Pre-filter genes with very low counts across all samples before running the analysis to reduce multiple testing burden and speed up computation. Use log fold change shrinkage for ranking genes when the goal is to identify the most biologically meaningful changes rather than just statistically significant ones. Compare results with different contrast specifications to verify that the reference level does not affect biological conclusions.

When to Use It?

Use Cases

Identify genes differentially expressed between drug-treated and control samples in an RNA-seq experiment. Compare expression across multiple conditions by running pairwise contrasts from a single fitted model. Build a Python pipeline that combines count quantification with differential expression analysis.

Related Topics

PyDESeq2, RNA-seq, differential expression, bioinformatics, gene expression, statistical testing, and transcriptomics.

Important Notes

Requirements

PyDESeq2 Python package with pandas and NumPy dependencies. Gene count matrix with samples as columns and genes as rows. Sample metadata table linking sample names to experimental conditions.

Usage Recommendations

Do: filter out genes with fewer than 10 total counts across samples before analysis. Use the Benjamini-Hochberg adjusted p-values for significance thresholds to control the false discovery rate. Inspect dispersion plots to verify that the shrinkage estimation converged properly.

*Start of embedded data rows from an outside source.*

template <class C>
__global__ void __launch_bounds__(64) pairset_setup_kernel(int count, const uint32_t* __restrict__ moduli,
                                                           uint32_t* __restrict__ n_limbs, uint32_t* __restrict__ n0inv_out,
                                                           uint32_t* __restrict__ one, uint32_t* __restrict__ r2,
                                                           uint32_t* __restrict__ tp, uint32_t* __restrict__ kc) {
  __shared__ uint32_t lds[C::LDS_WORDS];
  constexpr int KS = pair_kstore(C::BITS);
  const Lane ln = make_lane<C>();
  uint32_t* gl = lds + ln.g * C::STRIDE;
  const int slot = blockIdx.x * C::GROUPS + ln.g;
  const bool active = slot < count;
  const int idx = active ? slot : count - 1;
  stage_words<C>(gl, moduli + (size_t)idx * C::K32, ln);
  wave_lds_sync();
  uint32_t n[C::L];
  limbs_from_words<C>(n, gl, ln);
  const uint32_t w0 = gl[0];
  uint32_t inv = w0;
#pragma unroll
  for (int i = 0; i < 5; ++i) inv *= 2u - w0 * inv;
  const uint32_t n0inv = (0u - inv) & C::MASK;
  wave_lds_sync();

  int64_t x0[C::L], x1[C::L];
#pragma unroll
  for (int i = 0; i < C::L; ++i) { x0[i] = (ln.t == 0 && i == 0) ? 1 : 0; x1[i] = 0; }
  auto store_pair = [&](uint32_t* dst) {
    if (!active) return;
#pragma unroll
    for (int i = 0; i < C::L; ++i) {
      dst[(size_t)idx * 2 * KS + ln.t * C::L + i] = (uint32_t)x0[i];
      dst[(size_t)idx * 2 * KS + KS + ln.t * C::L + i] = (uint32_t)x1[i];
    }
  };
  constexpr int WK = C::W * C::STEPS;
#pragma unroll 1
  for (int d = 1; d <= 2 * WK; ++d) {
#pragma unroll
    for (int i = 0; i < C::L; ++i) x0[i] *= 2;
    full_normalize<C>(x0, ln);
    const bool cy = cmp_ge<C>(x0, n, ln);
    if (cy) {
#pragma unroll
      for (int i = 0; i < C::L; ++i) x0[i] -= (int64_t)n[i];
      full_normalize<C>(x0, ln);
    }
#pragma unroll
    for (int i = 0; i < C::L; ++i) x1[i] *= 2;
    if (cy && ln.t == 0) x1[0] += 1;
    full_normalize<C>(x1, ln);
    if (cmp_ge<C>(x1, n, ln)) {
#pragma unroll
// ... 59 lines not shown
  __syncthreads();
  for (int k = threadIdx.x; k < nkeys; k += blockDim.x)
    if (sh[k]) atomicAdd(&cnt[k], sh[k]);
}
static __global__ void __launch_bounds__(64) key_scan_kernel(int nkeys, const int32_t* __restrict__ cnt, int32_t* __restrict__ cursor) {
  __shared__ int32_t part[64];
  const int per = (nkeys + 63) / 64, lo = threadIdx.x * per, hi = lo + per < nkeys ? lo + per : nkeys;
  int32_t s = 0;
  for (int k = lo; k < hi; ++k) s += cnt[k];
  part[threadIdx.x] = s;
  __syncthreads();
  int32_t base = 0;
  for (int t = 0; t < (int)threadIdx.x; ++t) base += part[t];
  for (int k = lo; k < hi; ++k) { cursor[k] = base; base += cnt[k]; }
}
static __global__ void __launch_bounds__(256) key_scatter_kernel(int batch, Rows sel, int nkeys, int32_t* __restrict__ cursor, int32_t* __restrict__ perm) {
  extern __shared__ int32_t sh[];
  for (int k = threadIdx.x; k < 2 * nkeys; k += blockDim.x) sh[k] = 0;
  __syncthreads();
  const int i = blockIdx.x * blockDim.x + threadIdx.x;
  const int mi = i < batch ? sel_index(sel, i) : -1;
  const int local = mi >= 0 ? atomicAdd(&sh[mi], 1) : 0;
  __syncthreads();
  for (int k = threadIdx.x; k < nkeys; k += blockDim.x)
    if (sh[k]) sh[nkeys + k] = atomicAdd(&cursor[k], sh[k]);
  __syncthreads();
  if (mi >= 0) perm[sh[nkeys + mi] + local] = i;
}

static __global__ void pair_slide_audit_kernel(int batch, int groups, Rows exps, int exp_words, int wb, int exp2_words,
                                               const int32_t* __restrict__ perm, uint32_t* __restrict__ ctr) {
  const int u = blockIdx.x * blockDim.x + threadIdx.x;
  if (u * groups >= batch) return;
  const uint32_t* first = nullptr;
  bool same = true;
  for (int g = 0; g < groups; ++g) {
    const int inst = u * groups + g;
    const int pos = inst < batch ? inst : batch - 1;
    const uint32_t* ex = row_of(exps, perm ? perm[pos] : pos);
    if (g == 0) first = ex; else same = same && ex == first;
  }
  if (!same) return;
  uint32_t val = 0;
  const int lo = slide_window((UniformWords)(uintptr_t)first, exp_words, exp_words * 32 - 1, wb, val);
  if (lo < 0 || (exp2_words && lo < 32 * exp2_words)) return;
  atomicAdd(ctr, 1u);
}

#ifdef MPE_WAVE_TRACE
static __device__ unsigned long long* g_wave_trace;
static __device__ unsigned g_wave_trace_cap, g_wave_trace_n;
#endif

template <class C, bool SLIDE>
__global__ void __launch_bounds__(64) __attribute__((amdgpu_waves_per_eu(2, 2))) pair_modexp_kernel(int batch, PairsetView ps, Rows mod_sel, Rows base, Rows exps,
                                                         int exp_words, int wb, Rows base2, Rows exps2, int exp2_words,
                                                         int half, uint32_t* __restrict__ out, uint32_t* __restrict__ tables,
                                                         const int32_t* __restrict__ perm, int slide, SchedArgs sched) {
  using PL = PairLds<C>;
  __shared__ __attribute__((aligned(16))) uint32_t lds[PL::WORDS];
  const Lane ln = make_lane<C>();
  uint32_t* gl = lds + ln.g * PL::STRIDE;
  constexpr int K2 = 2 * C::K;
  const int slot = blockIdx.x * C::GROUPS + ln.g;
  const int nslots = gridDim.x * C::GROUPS;
  const bool dual = base2.p != nullptr;
  const int TE = 1 << wb;
  uint32_t* tab = tables + (size_t)slot * (TE + (dual ? 16 : 0)) * K2;
  uint32_t* tab2 = tab + (size_t)TE * K2;
  const int nwin = (exp_words * 32 + wb - 1) / wb;
  const int nwin2 = dual ? exp2_words * 8 : 0;
  const int top_bit = (nwin - 1) * wb;
  const int words1 = base.words ? base.words : 2 * C::K32, words2 = base2.words ? base2.words : 2 * C::K32;
  WaveSched ws;
  ws.init(sched);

Don't: apply differential expression analysis to normalized values since PyDESeq2 expects raw integer counts as input. Use fold change alone without statistical testing since highly variable low-count genes produce large fold changes by chance. Compare results directly between separate PyDESeq2 runs with different sample sets.

Limitations

PyDESeq2 is designed for bulk RNA-seq and does not support single-cell count data analysis. The negative binomial model assumes biological replicates which limits analysis of unreplicated designs. Large datasets with many samples increase computation time for dispersion estimation.